Abstract
Waldenström macroglobulinemia (WM) is a rare type of lymphoma, with no optimal treatment. Bruton’s tyrosine kinase inhibitors have shown promising outcomes, yet achieving deep remission (very good partial remission or complete remission) remains challenging. and time-limited therapy with proteasome inhibition has not been reported. We conducted a phase II clinical trial (NCT04463953) to evaluate the efficacy and safety of combining zanubrutinib, ixazomib, and dexamethasone (ZID) in patients with newly diagnosed WM.
A total of 27 patients were enrolled in the study. Patients received ZID induction therapy for up to six 28-day cycles, followed by consolidation therapy for a total of 24 cycles. The primary endpoint was the deep remission rate.

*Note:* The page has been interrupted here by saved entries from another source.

template <bool NORM>
__global__ __launch_bounds__(256) void normalize_split_kernel(const float* __restrict__ x, const float* __restrict__ stats,
                                                              const float* __restrict__ gamma, const float* __restrict__ beta,
                                                              const float* __restrict__ bound, unsigned char* __restrict__ image,
                                                              int channels, int , int ld,
                                                              int bound_stride)
{
    typedef _Float16 halfx8 __attribute__((ext_vector_type(8)));
    constexpr int SPLIT_PITCH = 68;
    __shared__ __attribute__((aligned(16))) unsigned char s_tile[4][2][4 * SPLIT_PITCH * 16];
    const int ql = threadIdx.x & 63, wv = threadIdx.x >> 6, oct0 = wv + 4 * blockIdx.z;
    const int nq = ld >> 2;
    const int q = blockIdx.x * 64 + ql;
    const int b = blockIdx.y;
    const int n_groups = (channels + 15) >> 4;
    const size_t rows = static_cast<size_t>(ld) + 1;
    unsigned char* const img_b = image + static_cast<size_t>(b) * n_groups * 4 * rows * 16;
    if (blockIdx.x == 0 && blockIdx.z == 0) {
        const uint4 z = make_uint4(0u, 0u, 0u, 0u);
        for (int pl = threadIdx.x; pl < n_groups * 4; pl += 256) *reinterpret_cast<uint4*>(img_b + static_cast<size_t>(pl) * rows * 16) = z;
    }
    if (blockIdx.x * 64 >= nq) return;
    const bool inside = q < nq;
    float scale = 1.f;
    {
        const unsigned bits = __float_as_uint(bound[static_cast<size_t>(b) * bound_stride]);
        const int e = static_cast<int>((bits >> 23) & 0xffu);
        int k = (bits & 0x7fffffffu) ? (127 + 14) - e : 0;
        k = k > 126 ? 126 : (k < -126 ? -126 : k);
        scale = __uint_as_float(static_cast<unsigned>(127 + k) << 23);
// ... 67 lines not shown
            const int f = 64 * k + ql;
            if (blockIdx.x * 256 + f < ld) {
                *reinterpret_cast<halfx8*>(plane_hi + f * 16) = hi;
                *reinterpret_cast<halfx8*>(plane_lo + f * 16) = lo;
            }
        }
        asm volatile("s_waitcnt lgkmcnt(0)" ::: "memory");
#pragma unroll
        for (int c = 0; c < 8; ++c) cur[c] = nxt[c];
    }
}

static int split_grid_z(int tiles, int batch)
{
    const long long wgs = static_cast<long long>(tiles) * batch;
    int z = 4;
    while (z < 16 && wgs * z < 512) z *= 2;
    return z;
}

extern "C" int nbasr_layernorm_split_image(const float* x, const float* gamma, const float* beta, float* stats, float* bound,
                                           void* image, int batch, int channels, int frames, int ld, float eps,
                                           nbasr_stream_t stream)
{
    clear_error();
    NBASR_REQUIRE(batch >= 0 && channels > 0 && frames >= 0, NBASR_EINVAL, "nbasr_layernorm_split_image: bad sizes");
    NBASR_REQUIRE(ld >= frames && ld % 4 == 0, NBASR_EALIGN, "nbasr_layernorm_split_image: ld=%d must be >= frames=%d and a multiple of 4", ld, frames);
    if (batch == 0 || ld == 0) return NBASR_OK;
    NBASR_REQUIRE(x && gamma && beta && stats && bound && image, NBASR_ENULL, "nbasr_layernorm_split_image: NULL pointer");
    NBASR_REQUIRE(aligned16(x) && aligned16(stats) && aligned16(image), NBASR_EALIGN, "nbasr_layernorm_split_image: x, stats, image must be 16-byte aligned");
    NBASR_REQUIRE(batch <= 65535, NBASR_EINVAL, "nbasr_layernorm_split_image: batch %d > 65535", batch);
    zero_async(bound, sizeof(float) * batch, as_stream(stream));
    const int nq = ld / 4;
    hipLaunchKernelGGL(channel_stats_bound_kernel, dim3((nq + LN_QS - 1) / LN_QS, batch), dim3(256), 0, as_stream(stream),
                       x, gamma, beta, stats, reinterpret_cast<unsigned*>(bound), channels, frames, ld, eps);
    hipLaunchKernelGGL(normalize_split_kernel<true>, dim3((nq + 63) / 64, batch, split_grid_z((nq + 63) / 64, batch)), dim3(256), 0, as_stream(stream),
                       x, stats, gamma, beta, bound, static_cast<unsigned char*>(image), channels, frames, ld, 1);
    return launch_status("nbasr_layernorm_split_image");
}

__global__ __launch_bounds__(256) void input_range_kernel(const float* __restrict__ x, unsigned* __restrict__ range,
                                                          int channels, int frames, int ld)
{
    __shared__ float s_max[4][256];
    __shared__ unsigned s_bad[4];
    const int b = blockIdx.y;
    const int lane = threadIdx.x & 63, slice = threadIdx.x >> 6;
    const int t0 = (blockIdx.x * 64 + lane) * 4;
    float m[4] = {0.f, 0.f, 0.f, 0.f};
    unsigned bad = 0u;
    if (t0 < frames) {
        const float* col = x + static_cast<size_t>(b) * channels * ld + t0;
        const bool whole = t0 + 4 <= ld && ld % 4 == 0 && (reinterpret_cast<size_t>(x) & 15) == 0;
        for (int c = slice; c < channels; c += 4) {
            float v[4] = {0.f, 0.f, 0.f, 0.f};
            if (whole) {
                const float4 q = *reinterpret_cast<const float4*>(col + static_cast<size_t>(c) * ld);
                v[0] = q.x; v[1] = q.y; v[2] = q.z; v[3] = q.w;
            } else {
#pragma unroll
                for (int r = 0; r < 4; ++r) if (t0 + r < frames) v[r] = col[static_cast<size_t>(c) * ld + r];
            }
#pragma unroll
            for (int r = 0; r < 4; ++r) {
                const float a = fabsf(v[r]);
                if (t0 + r < frames) {
                    if (!(a <= 3.4028234664e38f)) bad = 1u;
                    else m[r] = fmaxf(m[r], a);
                }
            }
        }
    }
#pragma unroll
    for (int r = 0; r < 4; ++r) s_max[slice][lane * 4 + r] = m[r];
#pragma unroll
    for (int d = 32; d >= 1; d >>= 1) bad |= __shfl_xor(bad, d);
    if (lane == 0) s_bad[slice] = bad;
    __syncthreads();
    const int t = blockIdx.x * 256 + threadIdx.x;
    const float fmax_ = fmaxf(fmaxf(s_max[0][threadIdx.x], s_max[1][threadIdx.x]), fmaxf(s_max[2][threadIdx.x], s_max[3][threadIdx.x]));
    float hi = fmax_, lo = (t < frames && fmax_ > 0.f) ? fmax_ : __uint_as_float(0x7f800000u);
#pragma unroll
    for (int d = 32; d >= 1; d >>= 1) {
        hi = fmaxf(hi, __shfl_xor(hi, d));
        lo = fminf(lo, __shfl_xor(lo, d));
    }
    if (lane == 0) {
        atomicMax(range + 4 * b, __float_as_uint(hi));
        atomicMin(range + 4 * b + 1, __float_as_uint(lo));
        if (slice == 0 && (s_bad[0] | s_bad[1] | s_bad[2] | s_bad[3])) atomicOr(range + 4 * b + 2, 0x3f800000u);
    }
}

__global__ void input_range_init_kernel(unsigned* __restrict__ range, int batch)
{
    const int b = blockIdx.x * blockDim.x + threadIdx.x;
    if (b < batch) { range[4 * b] = 0u; range[4 * b + 1] = 0x7f800000u; range[4 * b + 2] = 0u; range[4 * b + 3] = 0u; }
}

Overall, 24 of the 27 enrolled patients completed induction treatment. One patient (4.2%) achieved complete remission. Ten patients (41.6%) achieved very good partial remission. The overall, major, and deep remission rates were 100%, 95.8%, and 45.8%, respectively. The median time to response was 2 months (range, 1–5). Five of the 22 patients had a CXCR4 mutation, with no disparity in deep remission between the patients with and without a CXCR4 mutation (40% vs. 50%; P = 0.594). The median abnormal lymphocyte (7.6% vs. 1.6%; P = 0.0019) and plasma cells (0.28%–0.02%; P = 0.0306) in bone marrow were significantly reduced after treatment. The median follow-up was 30.9 months (range, 15–42). The estimated median progression-free survival and overall survival were 40 months (95% confidence interval, 35.5–44.5) and not reached, respectively, with no difference in patients with/without CXCR4 mutations. The most common adverse event was hematologic toxicity.
The ZID regimen might offer deep remission and provide a time-limited Bruton’s tyrosine kinase inhibitor therapy in patients with WM.